Don't worry too much, they do sometimes test the boundary. If Dexter has good recall usually, that won't suddenly disappear. A couple of times when Millie was a puppy we had 'bad' walks where everything went wrong and she refused to listen. Go home have a cup of tea and rest. Then get back out there. The next walk was always much better than the previous one and re-instilled the owner/dog bond. 

Take the training back a few steps to reinforce the recall, take lots of high value treats. Find something on the walk, like a stick and give it to Dexter and take it back straight away. Praise, reward and give the stick back. Repeat. Get him to understand that although you take things away, they do also get returned. On the odd occasion you take things away for good, it shouldn't be such a big deal.

Next, try to build on the distance command Wait. My favourite and very useful. I came across this by accident and it went like this.... When Millie was walking and stopped ahead of me to wait for me I called out to her Wait, praised (used the clicker as I was clicker training at the time) and gave a treat. Keep working on this. Gradually over time I would call out Wait when she was just a few steps ahead and if she stopped, praise and reward. 

Build on both these things - Wait if Dexter is further ahead of you and just stops to wait for you. And trying to stop him mid walk.

Finally the thing to bear in mind, that sometimes they just get 100% distracted by something and no matter what you say or do, the distraction will win. In these situations decide how important it is to get him back and if the bribe of a treat will help him to come back. 



To be honest I don't mind if she comes back towards me or waits.


----------



## Marzi (Sep 17, 2012)

Recall - sadly even the very best dog could be tempted by something (cat, rotting fish heads, fox etc etc).
I used to have a truely wonderful GSD who represented the north west in GSD obedience rallies 25 years ago. She was brilliant and put up with me being very amateur! I was very lucky to have her as my first dog. But I did learn with her.
You have to be much more exciting than whatever they are being tempted by. Just running in the opposite direction might not be enough - waving your arms around and whooping, might help.

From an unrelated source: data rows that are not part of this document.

template <class Exec>
MPC_HD void drv_after(Exec& ex, const View& w, const Params& p, const Settings& s, const ProblemIO& io, Drv& d) {
  const int NS = w.N + 1;
  const bool can_polish = s.polish_passes > 0 && io.warm && io.scratch;
  const bool polishing = d.phase == PH_POLISH;
  if (!polishing) {
    d.it += d.nb; d.n_solve += d.nb;
    d.last = d.it >= s.max_iter;
    d.check = d.last || ((s.check_termination > 0) && (d.it % s.check_termination == 0));
    d.adapt = !d.last && s.adaptive_rho && (s.adaptive_rho_interval > 0) && (d.it % s.adaptive_rho_interval == 0);
    if (!(d.check || d.adapt)) return;
  }
  Settings se = s; se.eps_abs = d.se_abs; se.eps_rel = d.se_rel;
  const IterConst ic = d.ic;
  ex.tag(polishing ? 12 : 3);
  const Residuals rr = compute_residuals(ex, w, p, se, ic, polishing ? 1 : 0);
  bool run_pass = false, polish_end = false, settled = false;
  int rejected = 0;
  if (!polishing) {
    d.res = rr;
    d.pri = rr.pri; d.dua = rr.dua;
    if (d.check) {
      const bool last = d.last;
      const bool converged = rr.pri <= rr.eps_p && rr.dua <= rr.eps_d;
      if (converged && d.status == STATUS_UNSOLVED) d.status = STATUS_SOLVED;
      if (last && d.status == STATUS_UNSOLVED) {
        const double ep10 = 10.0 * s.eps_abs + 10.0 * s.eps_rel * rr.nz, ed10 = 10.0 * s.eps_abs + 10.0 * s.eps_rel * rr.nq;
        d.status = (rr.pri <= ep10 && rr.dua <= ed10) ? STATUS_SOLVED_INACCURATE : STATUS_MAX_ITER;
      }
      bool attempt = converged || (last && d.status == STATUS_SOLVED);
      if (!attempt && !last && s.early_polish && can_polish) {
        ex.tag(15);
        const int changed = ex.any(NS, [&](int k) { return activity_probe_stage(w, p, k); });
        attempt = (!changed || s.early_polish >= 2) && d.it >= s.early_polish_start;
      }
      if (attempt || last) {
        ex.tag(8);
        if (io.warm) {
          ex.stages(NS, [&](int k) { save_stage(w, k, io.warm); });
          const double rho = d.rho;
          ex.single([&]() {
            for (int r = 0; r < 4; ++r) io.warm[30 * NS + r] = w.hdr()[H_YI + r];
            io.warm[30 * NS + 4] = (rr.pri < 1e300 && rr.dua < 1e300) ? rho : 0.0;
          });
        }
        if (attempt && can_polish) {
          if (io.fsave && !last && !(converged && d.retries <= 0)) ex.stages(oe_doubles(w.N), [&](int i) { oe_save_word(w, i, io.fsave); });
          d.converged = converged;
          d.pass = 0; d.acc = 0;
          d.pp = rr.pri; d.dd = rr.dua;
          run_pass = true;
        } else {
          d.finished = 1;
        }
      }
    }
  } else {
    const int pass = d.pass;
    const double pp = d.pp, dd = d.dd, nz = d.res.nz, nq = d.res.nq;
    bool ok;
    if (pass == 0) ok = (rr.pri < pp && rr.dua < dd) || (rr.pri < pp && dd < 1e-10) || (rr.dua < dd && pp < 1e-10);
    else ok = rr.pri <= dmax(10.0 * pp, 1e-9 * dmax(1.0, nz)) && rr.dua <= dmax(10.0 * dd, 1e-9 * dmax(1.0, nq));
    if (ok) {
      d.pp = rr.pri; d.dd = rr.dua; d.acc = pass + 1;
      d.pass = pass + 1;
      if (d.pass < s.polish_passes) run_pass = true; else polish_end = true;
    } else {
      rejected = pass == 0 ? 1 : 2;
      polish_end = true;
    }
  }
  if (run_pass) {
    const int pass = d.pass;
    ex.tag(9);
    if (pass > 0) {
      ex.stages(NS, [&](int k) { save_stage(w, k, io.scratch); });
      ex.single([&]() { for (int r = 0; r < 4; ++r) io.scratch[30 * NS + r] = w.hdr()[H_YI + r]; });
    }
    const double rho = d.rho;
    const int changed = ex.any(NS, [&](int k) { return polish_activity_stage(w, p, rho, pass == 0, k); });
    if (pass > 0 && !changed) {
      settled = true;
      polish_end = true;
    } else {
      const Mode pm = polish_mode(s);
      const PolConst pc = pol_const(w, p, s);
      ex.stages(NS, [&](int k) { polish_zero_stage(w, k); });
      ex.stages(NS, [&](int k) { assemble_stage(w, p, pm, k); });
      ex.tag(10); ex.factor(w); ++d.n_fac;
      ex.tag(11);
      for (int step = 0; step <= s.polish_refine_iter; ++step) {
        ex.stages(NS, [&](int k) { polish_rhs_fast(w, p, pc, k); });
        ex.solve(w); ++d.n_solve;
        ex.stages(NS, [&](int k) { polish_dual_fast(w, p, pc, k); });
        ex.stages(NS, [&](int k) { polish_primal_stage(w, k); });
      }
      ex.tag(12);
      d.phase = PH_POLISH;
      return;
    }
  }
  if (polish_end) {
    d.phase = PH_ADMM;
    if (rejected == 2) {
      ex.stages(NS, [&](int k) { load_stage(w, k, io.scratch); });
      ex.single([&]() { for (int r = 0; r < 4; ++r) w.hdr()[H_YI + r] = io.scratch[30 * NS + r]; });
    }
    const int acc = d.acc;
    const double pp = d.pp, dd = d.dd;
    if (acc > 0) { d.pri = pp; d.dua = dd; }
    d.n_pol = acc;
    const bool clean = acc > 0 && (settled || s.polish_passes == 1) && pp <= 1e-9 * dmax(1.0, d.res.nz) && dd <= 1e-9 * dmax(1.0, d.res.nq);
    const bool converged = d.converged;
    if (clean) { d.status = STATUS_SOLVED; d.finished = 1; }
    else if (d.last || (converged && d.retries <= 0)) {
      d.finished = 1;
      if (d.n_pol == 0) d.need_restore = 1;
    } else {
      if (converged) { --d.retries; d.se_abs *= 0.1; d.se_rel *= 0.1; }
      d.n_pol = 0;
      ex.tag(13);
      ex.stages(NS, [&](int k) { load_stage(w, k, io.warm); });
      ex.single([&]() { for (int r = 0; r < 4; ++r) w.hdr()[H_YI + r] = io.warm[30 * NS + r]; });
      if (io.fsave) { ex.stages(oe_doubles(w.N), [&](int i) { oe_restore_word(w, i, io.fsave); }); d.need_rhs = 1; }
      else d.need_factor = 1;
    }
  }
  if (d.adapt && !d.finished) {
    const Residuals res = d.res;
    double rho_new = d.rho * sqrt(res.sp / (res.sd + 1e-10));
    rho_new = fmin(fmax(rho_new, s.rho_min), s.rho_max);
    if (rho_new > d.rho * s.adaptive_rho_tolerance || rho_new < d.rho / s.adaptive_rho_tolerance) {
      const double rho_old = d.rho;
      ex.stages(NS, [&](int k) { rescale_v_stage(w, p, rho_old, rho_new, k); });
      d.rho = rho_new; ++d.n_rho;
      d.need_factor = 1;
    }
  }
}
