@@ -401,18 +418,18 @@
     };
 #pragma unroll
     for (int j = 0; j < kStatic; j++)
-        if (j <= top) doLevel(j, rj[j], rj[j + 1]);
-    for (int j = kStatic; j <= top; j++) doLevel(j, pc.region[j], pc.region[j + 1 < kMaxLevels ? j + 1 : j]);
+        if (j <= top) doLevel(j, rj[j], rj[j + 1], dj[j + 1]);
+    for (int j = kStatic; j <= top; j++) doLevel(j, pc.region[j], pc.region[j + 1 < kMaxLevels ? j + 1 : j], pc.deal[TD == 512][j + 1 < kMaxLevels ? j + 1 : j]);
     CSPAN_END(0);
 }
 
-void launchPyrCols(hipStream_t st, const uint8_t* img, long long stride, long long frameStride, int imgW, const PyrColumn* cols, int nCols,
+void launchPyrCols(hipStream_t st, const uint8_t* img, long long stride, long long frameStride, int imgW, const PyrColumn* cols, const ColDeal* deals, int nCols,
                    const ColLevels* lv, int nlevels, const ResizeX* colCoef, int coefSlot, uint8_t* pyr, int ldsBytes, int bufEvenBytes,
                    bool packed, int shape, int f0, int B) {
     SrcView sv;
     sv.p = img; sv.stride = (int)stride; sv.frame = frameStride; sv.readableCols = imgW;
     sv.aligned = (((uintptr_t)img | (uintptr_t)stride | (uintptr_t)frameStride) & 3) == 0;
-#define ORBX_COLS_LAUNCH(P, T, TD) hipLaunchKernelGGL((k_pyr_cols<P, T, TD>), xcdGrid(nCols, B), dim3(T), (size_t)ldsBytes, st, sv, cols, lv, nlevels, colCoef, coefSlot, \
+#define ORBX_COLS_LAUNCH(P, T, TD) hipLaunchKernelGGL((k_pyr_cols<P, T, TD>), xcdGrid(nCols, B), dim3(T), (size_t)ldsBytes, st, sv, cols, deals, lv, nlevels, colCoef, coefSlot, \
                                                   pyr, bufEvenBytes, f0, B)
     (void)packed;
     if (shape == 6) ORBX_COLS_LAUNCH(true, 1024, 512);
diff --git a/extractorb_amd/csrc/orbx_api.cpp b/extractorb_amd/csrc/orbx_api.cpp
--- a/extractorb_amd/csrc/orbx_api.cpp
+++ b/extractorb_amd/csrc/orbx_api.cpp
@@ -15,7 +15,7 @@
 namespace {
 void freeAll(orbx_handle* h) {
     void* dev[] = {h->d_input, h->d_pyr, h->d_blur, h->d_candPos, h->d_candSeg, h->d_cellCount, h->d_cellOff, h->d_nodeOf, h->d_candCount, h->d_sink, h->d_sel, h->d_levelCount,
-                   h->d_levelLap, h->d_lap, h->d_lv, h->d_cells, h->d_rx, h->d_ry, h->d_xq, h->d_cols, h->d_colLevels, h->d_colCoef, h->d_foot, h->d_tiles, h->d_laneItem, h->d_out,
+                   h->d_levelLap, h->d_lap, h->d_lv, h->d_cells, h->d_rx, h->d_ry, h->d_xq, h->d_cols, h->d_colDeal, h->d_colLevels, h->d_colCoef, h->d_foot, h->d_tiles, h->d_laneItem, h->d_out,
                    h->d_octArena, h->d_leafHist, h->d_leafBest, h->d_leafCode, h->d_bowWord, h->d_bowNode, h->d_bowWeight, h->d_rowOff, h->d_sadDist,
                    h->d_nMatched, h->d_rowList, h->d_uRight, h->d_depth, h->d_clock, h->d_sim3Rec, h->d_frustumCounts, h->twoViewWork.prep, h->twoViewWork.first,
                    h->twoViewWork.second, h->twoViewWork.score, h->twoViewWork.mats, h->twoViewWork.inl, h->twoViewWork.counted, h->twoViewWork.cosv, h->sim3SolveWork.prep,
@@ -101,6 +101,7 @@
             if (n + cs.columns.size() > h->colsCap || nc + cs.coef.size() > h->colCoefCap) cs.fit = false;
             if (!cs.fit) continue;
             stage(h->d_cols + n, cs.columns.data(), sizeof(PyrColumn) * cs.columns.size());
+            stage(h->d_colDeal + n, cs.deals.data(), sizeof(ColDeal) * cs.deals.size());
             stage(h->d_colCoef + nc, cs.coef.data(), sizeof(ResizeX) * cs.coef.size());
             const size_t slot = &cs - g.colSets.data();
             colsOff[slot] = n;
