template <bool I16, bool S16>
__global__ void __launch_bounds__(K1_THREADS)
k1_classify(const uint16_t *__restrict__ flag, const uint8_t *__restrict__ mapq, const int32_t *__restrict__ isize, const int16_t *__restrict__ isize16,
            const uint16_t *__restrict__ span16, long long n, int qual, uint8_t *__restrict__ cls, uint8_t *__restrict__ cand_bits ,
            unsigned long long *__restrict__ g)
{
  __shared__ unsigned long long sh_sum, sh_sq, sh_cnt, sh_cand;
  __shared__ unsigned sh_xmax, sh_span;
  if (threadIdx.x == 0) { sh_sum = 0; sh_sq = 0; sh_cnt = 0; sh_cand = 0; sh_xmax = 0; sh_span = 0; }
  __syncthreads();
  unsigned long long sum_abs = 0, sum_sq = 0;
  unsigned long long cnt_ins = 0, cnt_cand = 0;
  unsigned xmax = 0, smax2 = 0;
  const unsigned q4 = (unsigned)(qual < 0 ? 0 : (qual > 255 ? 255 : qual)) * 0x01010101u;
  const bool q_never = qual > 255;
  const long long ntiles = (n + K1_TILE - 1) / K1_TILE;
  for (long long tile = blockIdx.x; tile < ntiles; tile += gridDim.x) {
  const long long tile0 = tile * K1_TILE;
  unsigned cnt = 0;
#pragma unroll
  for (int gq = 0; gq < 2; ++gq) {
    long long i = tile0 + gq * (K1_THREADS * 8) + threadIdx.x * 8;
    if (i + 7 < n) {
      uint4 f8 = *reinterpret_cast<const uint4 *>(flag + i);
      uint2 m8 = *reinterpret_cast<const uint2 *>(mapq + i);
      unsigned insA, insB;
      unsigned cA = classify4(f8.x, f8.y, m8.x, q4, q_never, insA), cB = classify4(f8.z, f8.w, m8.y, q4, q_never, insB);
      *reinterpret_cast<uint2 *>(cls + i) = make_uint2(cA, cB);
      {
        unsigned a = (cA >> 1) & 0x01010101u, b = (cB >> 1) & 0x01010101u;
        a = (a | (a >> 7) | (a >> 14) | (a >> 21)) & 0xfu; b = (b | (b >> 7) | (b >> 14) | (b >> 21)) & 0xfu;
        cand_bits[i >> 3] = (uint8_t)(a | (b << 4));
      }
      cnt += __popc(cA & 0x01010101u) + __popc(cB & 0x01010101u) + ((__popc(cA & 0x02020202u) + __popc(cB & 0x02020202u)) << 16);
      if (S16) {
        uint4 p8 = *reinterpret_cast<const uint4 *>(span16 + i);
        smax2 = __vmaxu2(__vmaxu2(smax2, p8.x), __vmaxu2(__vmaxu2(p8.y, p8.z), p8.w));
      }
      if (I16) {
        uint4 s8 = *reinterpret_cast<const uint4 *>(isize16 + i);
        unsigned w[4] = {s8.x, s8.y, s8.z, s8.w};
        unsigned mk[4] = {__byte_perm(insA, 0, 0x1100), __byte_perm(insA, 0, 0x3322), __byte_perm(insB, 0, 0x1100), __byte_perm(insB, 0, 0x3322)};
#pragma unroll
        for (int q = 0; q < 4; ++q) {
          unsigned a2 = __vabs2(w[q]) & mk[q];
          unsigned lo = a2 & 0xffffu, hi = a2 >> 16;
          sum_abs += lo + hi;
          sum_sq += (unsigned long long)lo * lo + (unsigned long long)hi * hi;
          xmax = max(xmax, max(lo, hi));
        }
      } else {
        int4 sA = *reinterpret_cast<const int4 *>(isize + i), sB = *reinterpret_cast<const int4 *>(isize + i + 4);
        int sv[8] = {sA.x, sA.y, sA.z, sA.w, sB.x, sB.y, sB.z, sB.w};
#pragma unroll
        for (int q = 0; q < 8; ++q) {
          unsigned mk = (unsigned)((int)(((q < 4 ? insA : insB) << (24 - 8 * (q & 3)))) >> 31);
          unsigned a = (unsigned)(sv[q] < 0 ? -sv[q] : sv[q]) & mk;
          sum_abs += a; sum_sq += (unsigned long long)a * a; xmax = max(xmax, a);
        }
      }
    } else {
      unsigned tail_bits = 0;
      for (int k = 0; k < 8; ++k)
        if (i + k < n) {
          unsigned c = classify_one(flag[i + k], mapq[i + k], qual);
          if (c & CL_INSERT) {
            int sv = I16 ? (int)isize16[i + k] : isize[i + k];
            unsigned a = (unsigned)(sv < 0 ? -sv : sv);
            sum_abs += a; sum_sq += (unsigned long long)a * a; xmax = max(xmax, a); cnt += 1u;
          }
          if (S16) smax2 = __vmaxu2(smax2, (unsigned)span16[i + k]);
          cnt += ((c >> 1) & 1u) << 16;
          cls[i + k] = (uint8_t)c;
          tail_bits |= ((c >> 1) & 1u) << k;
        }
      if (i < n) cand_bits[i >> 3] = (uint8_t)tail_bits;
    }
  }
  cnt_ins += cnt & 0xffffu; cnt_cand += cnt >> 16;
  }
  unsigned smax = max(smax2 & 0xffffu, smax2 >> 16);
  cnt_ins = bk::warp_sum(cnt_ins); cnt_cand = bk::warp_sum(cnt_cand);
  sum_abs = bk::warp_sum(sum_abs);
  sum_sq = bk::warp_sum(sum_sq);
  for (int o = 16; o; o >>= 1) { xmax = max(xmax, __shfl_xor_sync(0xffffffffu, xmax, o)); smax = max(smax, __shfl_xor_sync(0xffffffffu, smax, o)); }
  if ((threadIdx.x & 31) == 0) { atomicAdd(&sh_cnt, cnt_ins); atomicAdd(&sh_cand, cnt_cand); atomicAdd(&sh_sum, sum_abs); atomicAdd(&sh_sq, sum_sq); atomicMax(&sh_xmax, xmax); atomicMax(&sh_span, smax); }
  __syncthreads();
  if (threadIdx.x == 0) {
    if (sh_cnt) { atomicAdd(g + G_SUM, sh_sum); atomicAdd(g + G_CNT, sh_cnt); atomicAdd(g + G_SQ, sh_sq); atomicMax(g + G_XMAX, (unsigned long long)sh_xmax); }
    if (sh_cand) atomicAdd(g + G_CAND, sh_cand);
    if (S16 && sh_span) atomicMax(g + G_SPAN, (unsigned long long)sh_span);
  }
}

__device__ __forceinline__ long long ex_lower_bound(const int32_t *__restrict__ tid, const int32_t *__restrict__ pos, long long n, int qt, long long qp)
{
  long long lo = 0, hi = n;
  while (lo < hi) {
    long long m = (lo + hi) >> 1;
    uint32_t tm = (uint32_t)tid[m];
    bool less = tm < (uint32_t)qt || (tm == (uint32_t)qt && (long long)pos[m] < qp);
    if (less) lo = m + 1; else hi = m;
  }
  return lo;
}
__global__ void ex_ranges(const int32_t *__restrict__ tid, const int32_t *__restrict__ pos, long long n, const int32_t *__restrict__ iv , int n_iv,
                          uint32_t *__restrict__ lo, uint32_t *__restrict__ len)
{
  int k = blockIdx.x * blockDim.x + threadIdx.x;
  if (k >= n_iv) return;
  long long a = ex_lower_bound(tid, pos, n, iv[3 * k], iv[3 * k + 1]);
  long long b = ex_lower_bound(tid, pos, n, iv[3 * k], iv[3 * k + 2]);
  lo[k] = (uint32_t)a; len[k] = (uint32_t)(b > a ? b - a : 0);
}
__global__ void ex_prefix(const uint32_t *__restrict__ len, int n_iv, unsigned long long *__restrict__ pre )
{
  if (blockIdx.x || threadIdx.x) return;
  unsigned long long s = 0;
  for (int k = 0; k < n_iv; ++k) { pre[k] = s; s += len[k]; }
  pre[n_iv] = s;
}
__global__ void __launch_bounds__(256)
ex_apply(const uint32_t *__restrict__ lo, const unsigned long long *__restrict__ pre, int n_iv, ISizeCol isz, uint8_t *__restrict__ cls, uint8_t *__restrict__ cand_bits,
         unsigned long long *__restrict__ g)
{
  unsigned long long E = pre[n_iv];
  unsigned long long sum = 0, sq = 0; unsigned cnt = 0, ncand = 0;
  for (unsigned long long e = (unsigned long long)blockIdx.x * blockDim.x + threadIdx.x; e < E; e += (unsigned long long)gridDim.x * blockDim.x) {
    int a = 0, b = n_iv;
    while (b - a > 1) { int m = (a + b) >> 1; if (pre[m] <= e) a = m; else b = m; }
    long long i = (long long)lo[a] + (long long)(e - pre[a]);
    unsigned c = cls[i];
    if (c & CL_INSERT) { int s = isz.at(i); unsigned long long x = (unsigned long long)(s < 0 ? -(long long)s : (long long)s); sum += x; sq += x * x; ++cnt; }
    if (c & CL_CAND) { ++ncand; atomicAnd(reinterpret_cast<unsigned *>(cand_bits + ((i >> 3) & ~3ll)), ~(1u << (unsigned)(((i >> 3) & 3ll) * 8 + (i & 7)))); }
    cls[i] = (uint8_t)CL_EXCL;
  }
  sum = bk::warp_sum(sum); sq = bk::warp_sum(sq); cnt = bk::warp_sum(cnt); ncand = bk::warp_sum(ncand);
  if ((threadIdx.x & 31) == 0) {
    if (cnt) { atomicAdd(g + G_SUM, 0ull - sum); atomicAdd(g + G_CNT, 0ull - (unsigned long long)cnt); atomicAdd(g + G_SQ, 0ull - sq); }
    if (ncand) atomicAdd(g + G_CAND, 0ull - (unsigned long long)ncand);
  }
}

Throwing yourself onto the ground and rolling around might just make your dog think it is worth coming back to investigate what you are doing... how much do you want your dog to come back? How silly are you prepared to be?
Keep a super special toy in your dog walking pocket (tugga or squeaky) but only have it available in special circumstances.
Tasty treats kept in an old film pot that rattles when it is shaken.
Call them back lots during every walk and always reward them for coming.
If they have something at home trying using 'swap' as a command and offer something better - on the walk this would be your super toy.
May help.
Don't give up - walks are the best!


----------



## lynnmcp (Dec 28, 2011)

Thank you all for your reply's - you gave me lots to think about! I hadn't considered rolling around on the ground but would definitely try it and blow looking stupid! When you're desperate you'll try anything! I'm picturing fellow walkers faces as I roll around on the ground  and having a little giggle to myself at the moment!


----------



## Cat 53 (Aug 26, 2012)

A shepherd once told me that your dog is always paying attention to what you are doing and the best way to get them back is to look at the ground really intently. They become so curious as to what has your attention that they come back to see. I have to say for me so far it has worked 100% on mini schnauzers, cavalier king Charles spaniel, greyhound and hairless Chinese crested/cocker spaniel. Will test this out again on Max!


----------



## dmgalley (Aug 19, 2012)

Thanks for all the advise here. We are working on recall and not having much luck with it.


----------



## DB1 (Jan 20, 2012)

All good advice, but most of which I have tried and if Dudley starts charging off after something I could be doing the most outrageous gymnastic routine with the loudest squeals and shouts and he just wouldn't notice as he is totally focused on whatever he is charging after!!(cat, another dog, bird etc). I would love to find a way to have him trained to stop when I want him to, as I don't feel happy when I know I don't have total control over him - I wonder if I will ever feel confident to walk him totally off lead again, been using the long line for over a month now. I do let him off when we meet friendly dogs to have a play with (too many tangles otherwise) and I know without distractions he will stay with me, in fact he is possibly better than some of the dogs we meet, but it is a worry that he will ignore me and charge off occasionally.


----------



## colpa110 (Jul 5, 2011)

Cat 53 said:


> A shepherd once told me that your dog is always paying attention to what you are doing and the best way to get them back is to look at the ground really intently. They become so curious as to what has your attention that they come back to see. I have to say for me so far it has worked 100% on mini schnauzers, cavalier king Charles spaniel, greyhound and hairless Chinese crested/cocker spaniel. Will test this out again on Max!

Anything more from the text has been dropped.